PHYTOCHEMICAL PROFILING, HPTLC FINGERPRINT AND ANTIBACTERIAL, ANTI-FUNGAL, AND ANTIOXIDANT PROPERTIES OF ESSENTIAL OILS EXTRACTED FROM CUMMINUM CYMINUM, ZINGIBER OFFICINALE, TRACHYSPERMUM AMMI, ALIPNIA GALANGA, CEDRUS DEODARA, AND ELETTARIA CARDAMOMUM

GURUVAURAPPAN P; MANAS RANJAN SAHOO; RAMESH RAGHAVA VARIER; ANITHAKUMARI RAJENDRAN; MAHESWARI HAREKRIHSN; RAMESH KARUPPASAMY; SRIKRISHNA S

doi:10.22159/ajpcr.2022.v15i3.43737

Authors

GURUVAURAPPAN P AVN Ayurveda Formulation Private Limited, Madurai, Tamil Nadu, India. https://orcid.org/0000-0001-8284-7229
MANAS RANJAN SAHOO AVN Ayurveda Formulation Private Limited, Madurai, Tamil Nadu, India.
RAMESH RAGHAVA VARIER AVN Ayurveda Formulation Private Limited, Madurai, Tamil Nadu, India.
ANITHAKUMARI RAJENDRAN AVN Ayurveda Formulation Private Limited, Madurai, Tamil Nadu, India.
MAHESWARI HAREKRIHSN AVN Ayurveda Formulation Private Limited, Madurai, Tamil Nadu, India.
RAMESH KARUPPASAMY AVN Ayurveda Formulation Private Limited, Madurai, Tamil Nadu, India.
SRIKRISHNA S AVN Ayurveda Formulation Private Limited, Madurai, Tamil Nadu, India. https://orcid.org/0000-0003-0812-254X

DOI:

https://doi.org/10.22159/ajpcr.2022.v15i3.43737

Keywords:

Antimicrobial activity, Bioautography, Essential oils, HPTLC fingerprint, Phytochemical analysis.

Abstract

Objective: The objective of the study was to carry out the phytochemical profiling of essential oils (EOs) and evaluation of their anti-microbial activity.
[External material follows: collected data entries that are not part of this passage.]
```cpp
template <bool RANGING, bool HOLD = true, class SC>
KFPOS_FN bool step_imu9_state(Tag9 &tg, SC &sc, const Params &pr, double dt, const Imu &imu, const CovPark9 &park,
                              bool fast, Iekf9Out &o, uint32_t &status) {
    constexpr bool has_ranging = RANGING;
    const int n_valid = has_ranging ? count_used(sc, pr, 0) : 0;
    if (!pr.use_init_pos && (isnan(tg.pos[0]) || isnan(tg.pos[1]))) {
        status = 0;
        if (!has_ranging) return false;
        status = ST_FEW_RANGES;
        if (n_valid < 4) return false;
        double p[3] = {1.0, 1.0, 4.0}, sse, c[6];
        set_weights_ml(sc, pr, 0ull);
        const int it = ml_estimate(p, sc, pr, 0, n_valid, sse);
        status = ST_UPDATE_SKIPPED;
        if (ml_covariance_throws(sc, pr, 0, n_valid, sse)) return false;
        if (!ml_covariance(p, sc, pr, sse, c)) return false;
        tg.pos[0] = p[0]; tg.pos[1] = p[1]; tg.pos[2] = p[2];
        tg.P(0, 0) = c[0]; tg.P(0, 1) = c[1]; tg.P(1, 1) = c[3];
        status = pack_status(ST_ML_INIT, 0, it, -1);
        return false;
    }
    const double c = dt * dt / 2;
    double xhat[9];
    KFPOS_UNROLL
    for (int k = 0; k < 3; ++k) {
        xhat[k] = tg.pos[k] + dt * tg.vel[k] + c * 0.0;
        xhat[3 + k] = tg.vel[k] + dt * 0.0;
        xhat[6 + k] = 0.0;
    }
    predict9(tg.P, dt, pr.jolt);
    Cov<6, true> B;
    KFPOS_UNROLL
    for (int i = 0; i < 6; ++i) {
        KFPOS_UNROLL
        for (int j = i; j < 6; ++j) B(i, j) = tg.P(e9(i), e9(j));
    }
    KFPOS_UNROLL
    for (int k = 0; k < 45; ++k) park.a[k * park.stride] = tg.P.a[k];
    double *binv = park.a + 45 * park.stride;
    const bool invertible = sym6_inverse(B, binv, park.stride, INFO_FORM_MIN_PIVOT);
    iekf9_weights(xhat, sc, pr, has_ranging, n_valid, o);
    if (o.flags & ST_UPDATE_SKIPPED) {
        KFPOS_UNROLL
        for (int k = 0; k < 45; ++k) tg.P.a[k] = park.a[k * park.stride];
        status = ST_UPDATE_SKIPPED;
        return false;
    }
    if (invertible) {
        if (fast) iekf9_info<true, true, RANGING, true, HOLD>(xhat, binv, park.stride, sc, pr, imu, 20, 1e-4, o);
        else iekf9_info<false, false, RANGING, true, HOLD>(xhat, binv, park.stride, sc, pr, imu, 20, 1e-4, o);
        KFPOS_UNROLL
        for (int k = 0; k < 45; ++k) tg.P.a[k] = park.a[k * park.stride];
    } else {
        KFPOS_UNROLL
        for (int k = 0; k < 45; ++k) tg.P.a[k] = park.a[k * park.stride];
        if (fast) iekf9<true, RANGING>(xhat, tg.P, sc, pr, imu, 20, 1e-4, o);
        else iekf9<false, RANGING>(xhat, tg.P, sc, pr, imu, 20, 1e-4, o);
    }
    KFPOS_UNROLL
    for (int i = 0; i < 6; ++i) {
        double v = 0.0;
        KFPOS_UNROLL
        for (int k = 0; k < 6; ++k) v += tg.P(i, e9(k)) * o.w[k];
        if (i < 3) tg.pos[i] = xhat[i] + v;
        else tg.vel[i - 3] = xhat[i] + v;
    }
    status = 0;
    return true;
}
KFPOS_FN bool step_imu9_head(Tag9 &tg, const Params &pr, double dt, const CovPark9 &park) {
    if (imu9_started(tg, pr)) return imu9_predict_park(tg.P, dt, pr.jolt, park);
    imu9_park(tg.P, park);
    return false;
}
template <bool RANGING, bool HOLD = true, class SC>
KFPOS_FN bool step_imu9_state_parked(Tag9 &tg, SC &sc, const Params &pr, double dt, const Imu &imu,
                                     const CovPark9 &park, bool fast, bool invertible, Iekf9Out &o, uint32_t &status) {
    constexpr bool has_ranging = RANGING;
    const int n_valid = has_ranging ? count_used(sc, pr, 0) : 0;
    if (!imu9_started(tg, pr)) {
        double c[6];
        if (imu9_ml_init<RANGING>(tg.pos, sc, pr, n_valid, c, status)) {
            park.a[Cov<9, true>::idx(0, 0) * park.stride] = c[0];
            park.a[Cov<9, true>::idx(0, 1) * park.stride] = c[1];
            park.a[Cov<9, true>::idx(1, 1) * park.stride] = c[3];
        }
        imu9_unpark(tg.P, park);
        return false;
    }
    double xhat[9];
    imu9_predict_state(tg, dt, xhat);
    iekf9_weights(xhat, sc, pr, has_ranging, n_valid, o);
    if (o.flags & ST_UPDATE_SKIPPED) {
        imu9_unpark(tg.P, park);
        status = ST_UPDATE_SKIPPED;
        return false;
    }
    imu9_iterate<RANGING, HOLD, true>(tg, xhat, sc, pr, imu, park, fast, invertible, o);
    status = 0;
    return true;
}
KFPOS_FN uint32_t step_imu9_cov(Tag9 &tg, const Iekf9Out &o, const Imu &imu) {
    cov_update9(tg.P, o.mrlast, o.dlast, imu);
    return pack_status(o.flags, o.gain_iters, o.ml_iters, -1);
}
template <bool RANGING, class SC>
KFPOS_FN uint32_t step_imu9(Tag9 &tg, SC &sc, const Params &pr, double dt, const Imu &imu, const CovPark9 &park) {
    Iekf9Out o;
    uint32_t status;
    if (!step_imu9_state<RANGING>(tg, sc, pr, dt, imu, park, false, o, status)) return status;
    return step_imu9_cov(tg, o, imu);
}

KFPOS_FN void pose9(const Tag9 &tg, double t, double jolt, double pos[3], double vel[3], double cov[9]) {
    const double c = t * t / 2, t3 = (t * t * t) / 6;
    KFPOS_UNROLL
    for (int i = 0; i < 3; ++i) {
        pos[i] = tg.pos[i] + t * tg.vel[i];
        vel[i] = tg.vel[i];
        KFPOS_UNROLL
        for (int j = 0; j < 3; ++j) {
            const Cov<9, true> &P = tg.P;
            const double xpp = P(i, j) + t * P(3 + i, j) + c * P(6 + i, j);
            const double xpv = P(i, 3 + j) + t * P(3 + i, 3 + j) + c * P(6 + i, 3 + j);
            const double xpa = P(i, 6 + j) + t * P(3 + i, 6 + j) + c * P(6 + i, 6 + j);
            cov[3 * i + j] = xpp + t * xpv + c * xpa + (i == j ? jolt * t3 * t3 : 0.0);
        }
    }
}

}
#endif
```

### roskfpos_amd/csrc/kfpos_hip.hip

```cpp
#include <algorithm>
#include <cmath>
#include <cstdio>
#include <cstdlib>
#include <cstring>
#include <new>
#include <string>
#include <type_traits>
#include <vector>

#include "kfpos_kernels.h"

std::string &kfpos_error_text() {
    thread_local std::string text;
    return text;
}

namespace {

#define g_err (kfpos_error_text())

#define HIPCHK(expr)                                                                              \
    do {                                                                                          \
        hipError_t e_ = (expr);                                                                   \
        if (e_ != hipSuccess) {                                                                   \
// ... 224 lines not shown
using DevScope = KfposDevScope;

inline int pidx(const kfpos_handle *h, int i, int j) {
    if (h->full) return i * h->n + j;
    const int N = h->n;
    if (i > j) { const int tt = i; i = j; j = tt; }
    return i * N - i * (i - 1) / 2 + (j - i);
}

}

extern "C" {
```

Methods: The EOs extracted from Cumminum cyminum, Zingiber officinale, Trachyspermum ammi, Alipnia galanga, Cedrus deodara, and Elettaria cardamomum using clavenger apparatus. Phytochemical analysis and high-performance thin layer chromatography (HPTLC) fingerprinting were carried out for the EO. The antibacterial and antifungal activity were evaluated using agar well-diffusion method against two bacterial strains, Escherichia coli, Staphylococcus aureus and two fungal strains, Candida albicans, and Aspergillus brasiliensis. Positive controls ciprofloxacin-30 mg, azithromycin-15 mg, and nystatin NS-50 mg were used. Antioxidant potential of the EOs was investigated by TLC-bioautography method using 1,1-diphenyl-2-picrylhydrazyl derivatization.

Results: The phytochemical analysis reveals presence of various phytochemical such as steroids, terpenoids, and phenylpropanoids. The HPTLC fingerprint is found to be unique for each of the oil. The EO of Z. officinale and T. ammi showed strong antibacterial activity against S. aureus. The EOs of C. cyminum, Tachyspermum ommi and A. galanga displayed prominent antioxidant activity on TLC bioautography. The herbs Cuminum cynimun, T. ammi, C. deodara, and Ellateria cardamomum produce reasonable amount of essentials oil, which can be explored for useful their industrial applications.

Conclusions: These EOs can be explored further for their antimicrobial activity. The HPTLC analysis along with derivatization with suitable chromogenic reagents can be a rapid and simple tool for quality control of various EOs.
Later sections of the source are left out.